Sebelum mempublikasikan pesan di media sosial, terlebih dahulu kita harus memastikan apakah informasi tersebut jelas, tidak menyinggung orang lain, terlebih apakah pesan yang dibuat sesuatu hal yang positif, inspiratif atau bermanfaat bagi orang. Atau paling tidak, pesan yang berasal dari jari kita tidak berisi ujaran kebencian (hate speech) terhadap sesuatu, sehingga meminimalisir kesalahpahaman. Perlu diingat, mengutarakan pendapat bukanlah hal yang salah, namun yang menjadi catatan adalah bagaimana pendapat atau pesan tidak berujung pada sentimen apapun.
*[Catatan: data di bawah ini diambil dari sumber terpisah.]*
@@ -1371,7 +1383,14 @@
     gemm64(h, h->q64_all, h->np, h->x0_64, h->ka, h->tq64, h->ka, segp, h->np, h->ka, h->asm_state, ASM_DONE);
     gemm64(h, h->asm_xh, h->np, h->asm_x, h->np, h->P64, h->np, segp, h->np, h->np, h->asm_state, ASM_DONE);
   }
-  hipLaunchKernelGGL(asm_certify_k, dim3(nprob), dim3(256), 0, s, a, h->pscale);
+  const char* env_cw = getenv("NNMPC_CERT_WAVE");
+  if (defer_cnt || (env_cw && atoi(env_cw) == 0)) {
+    hipLaunchKernelGGL(asm_certify_k, dim3(nprob), dim3(256), 0, s, a, h->pscale);
+  } else {
+    hipLaunchKernelGGL(asm_certify_wave_k, dim3((nprob + 3) / 4), dim3(256), 0, s, a, h->pscale);
+    const int nlist = std::min(ndone(), nprob);
+    if (nlist > 0) hipLaunchKernelGGL(asm_certify_list_k, dim3(nlist), dim3(256), 0, s, a, h->pscale);
+  }
   int* st = h->pin_st;
   HIPCHK(hipMemcpyAsync(st, h->asm_status, (size_t)nprob * sizeof(int), hipMemcpyDeviceToHost, s));
   int* pin_its = h->pin_cnt + 2 * ASM_NCNT;
@@ -1488,7 +1507,8 @@
       hipEventCreateWithFlags(&h->ev_fork, hipEventDisableTiming) != hipSuccess ||
       hipEventCreateWithFlags(&h->ev_join3, hipEventDisableTiming) != hipSuccess || hipEventCreateWithFlags(&h->ev_join4, hipEventDisableTiming) != hipSuccess ||
       hipEventCreateWithFlags(&h->ev_join, hipEventDisableTiming) != hipSuccess ||
-      hipEventCreateWithFlags(&h->ev_wfork, hipEventDisableTiming) != hipSuccess || hipEventCreateWithFlags(&h->ev_wide, hipEventDisableTiming) != hipSuccess) {
+      hipEventCreateWithFlags(&h->ev_wfork, hipEventDisableTiming) != hipSuccess || hipEventCreateWithFlags(&h->ev_wide, hipEventDisableTiming) != hipSuccess ||
+      hipEventCreateWithFlags(&h->ev_wlam, hipEventDisableTiming) != hipSuccess) {
     set_error("hipStreamCreate / hipEventCreate failed"); nnmpc_qp_destroy(h); return NNMPC_EHIP;
   }
   {
@@ -1548,9 +1568,9 @@
   h->asm_pool = h->seg_max >= 4096 ? (getenv("NNMPC_TAIL_MAX") && atoi(getenv("NNMPC_TAIL_MAX")) > 1024 ? 2048 : 1024) : 256;
   A_(h->H64, (size_t)np * np); A_(h->Kunc64, (size_t)np * ka); A_(h->H32, (size_t)np * np);
   A_(h->asm_xunc, G * np); A_(h->asm_x, G * np); A_(h->asm_lam, G * np); A_(h->asm_xh, G * np);
-  A_(h->asm_xhw, (G + 256) * np); A_(h->asm_rowprob, G + 256); A_(h->asm_wflag, G); A_(h->asm_wmark, G);
+  A_(h->asm_xhw, (G + 256) * np); A_(h->asm_rowprob, G + 256); A_(h->asm_wflag, G); A_(h->asm_wmark, G); A_(h->asm_wpre, G);
   A_(h->asm_tnorm, G + 128 * (ASM_NKG + 1)); A_(h->asm_tslack, G + 128 * (ASM_NKG + 1));
-  A_(h->asm_st, G * n); A_(h->asm_state, G); A_(h->asm_rounds, G); A_(h->asm_counters, 2 * ASM_NCNT);
+  A_(h->asm_st, G * n); A_(h->asm_state, G); A_(h->asm_rounds, G); A_(h->asm_counters, 2 * ASM_NCNT + 1);
   A_(h->asm_biglist, G); A_(h->asm_status, G); A_(h->asm_binlist, (size_t)(ASM_NLIST + 4) * G);
   A_(h->asm_idxg, G * o.asm_max_active); A_(h->asm_mg, G); A_(h->asm_row, G); A_(h->asm_lrank, G); A_(h->asm_ctot, ((G + 1023) / 1024) * ASM_NSCAN); A_(h->asm_prec, G); A_(h->asm_redo, G); A_(h->asm_rowk, G); A_(h->asm_lam32, G * np); A_(h->asm_xh32, G * np); A_(h->asm_alpha, G); A_(h->asm_ninf, G); A_(h->asm_hi, G); A_(h->asm_kblk, 2 * (G / 64 + 2)); A_(h->asm_work, 3 * G);
   A_(h->asm_scratch, (size_t)h->asm_pool * ((size_t)(o.asm_max_active / 16) * (o.asm_max_active / 16 + 1) / 2 * ASM_TS));
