 template <int VEC, class Rule>
-__global__ void update_pack_kernel(float* __restrict__ p, float* __restrict__ g, int rows, int cols, Rule rule,
-                                   PackSpec sp) {
+__device__ __forceinline__ void tile_update(const float* __restrict__ p, const float* __restrict__ g, int64_t off,
+                                            int stride, int n, const Rule& rule, float (&pv)[kTileRows][VEC],
+                                            float (&gv)[kTileRows][VEC]) {
+#pragma unroll
+    for (int e = 0; e < kTileRows; ++e) {
+        if (e < n) {
+            load_vec<VEC>(g + off + (int64_t)e * stride, gv[e]);
+            load_vec<VEC>(p + off + (int64_t)e * stride, pv[e]);
+        }
+    }
+#pragma unroll
+    for (int e = 0; e < kTileRows; ++e)
+        if (e < n) rule.template apply<VEC>(off + (int64_t)e * stride, pv[e], gv[e]);
+}
+
+template <int VEC>
+__device__ __forceinline__ void tile_store(float* __restrict__ p, float* __restrict__ g, int64_t off, int stride, int n,
+                                           bool write_g, const float (&pv)[kTileRows][VEC],
+                                           const float (&gv)[kTileRows][VEC]) {
+#pragma unroll
+    for (int e = 0; e < kTileRows; ++e) {
+        if (e < n) {
+            if (write_g) store_vec<VEC>(g + off + (int64_t)e * stride, gv[e]);
+            store_vec<VEC>(p + off + (int64_t)e * stride, pv[e]);
+        }
+    }
+}
+
+
+template <int VEC, class Rule>
+__global__ void __launch_bounds__(kUpdThreads) update_pack_kernel(float* __restrict__ p, float* __restrict__ g, int rows,
+                                                                  int cols, int col_tiles, Rule rule, PackSpec sp) {
     pdl_prologue(sp);
     rule.init();
-    const int cv = cols / VEC;
-    const int64_t total = (int64_t)rows * cv;
-    for (int64_t i = (int64_t)blockIdx.x * blockDim.x + threadIdx.x; i < total; i += (int64_t)gridDim.x * blockDim.x) {
-        const int r = (int)(i / cv), c = (int)(i % cv) * VEC;
-        const int64_t off = (int64_t)r * cols + c;
-        float gv[VEC], pv[VEC];
-        load_vec<VEC>(g + off, gv);
-        load_vec<VEC>(p + off, pv);
-        rule.template apply<VEC>(off, pv, gv);
-        if (Rule::kMayWriteG && sp.write_g) store_vec<VEC>(g + off, gv);
-        store_vec<VEC>(p + off, pv);
+    const unsigned rg = blockIdx.x / (unsigned)col_tiles, ct = blockIdx.x - rg * col_tiles;
+    const int c = (ct * blockDim.x + threadIdx.x) * VEC;
+    const int r0 = rg * kTileRows, n = min(kTileRows, rows - r0);
+    if (c < cols) {
+        const int64_t off = (int64_t)r0 * cols + c;
+        float pv[kTileRows][VEC], gv[kTileRows][VEC];
+        tile_update<VEC>(p, g, off, cols, n, rule, pv, gv);
+        tile_store<VEC>(p, g, off, cols, n, Rule::kMayWriteG && sp.write_g, pv, gv);
         if (sp.row_img) {
-            __half hh[VEC];
-#pragma unroll
-            for (int x = 0; x < VEC; ++x) hh[x] = __float2half_rn(pv[x]);
-            store_halves<VEC>(sp.row_img + (int64_t)r * sp.ld + c, hh);
+#pragma unroll
+            for (int e = 0; e < kTileRows; ++e) {
+                if (e < n) {
+                    uint32_t w[(VEC + 1) / 2];
+                    pack_row<VEC>(pv[e], w);
+                    store_halves<VEC>(sp.row_img + (int64_t)(r0 + e) * sp.ld + c, w);
+                }
+            }
         }
     }
     pdl_epilogue(sp);
 }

Kemudian dari sisi penerima pesan, usai informasi masuk ke media sosial kita maka sebaiknya kritis terhadap sumber informasi atau memastikan sumber pembuat pesan apakah kredibel atau tidak. Jangan sampai informasi ditelan mentah-mentah, seperti respon beberapa orang yang menganggap bahwa viralnya kue klepon merupakan propaganda, menyinggung kelompok tertentu, dll. Di samping, belum diketahui siapa sebenarnya orang yang mengunggah flyer itu. Sebagai pengguna media sosial yang cerdas, harus benar-benar mencermati sumber isi pesan yang diterima.
Perlu diakui bahwa informasi yang di dapat dari media sosial sering kali menimbulkan kesalahpahaman dan tafsiran yang berbeda. Akan tetapi, jangan sampai perbedaan cara pandang tersebut justru disikapi dengan sumbu pendek atau respon yang berlebihan. Oleh karenanya, penggunaan yang bijak adalah modal dalam berinteraksi di media sosial.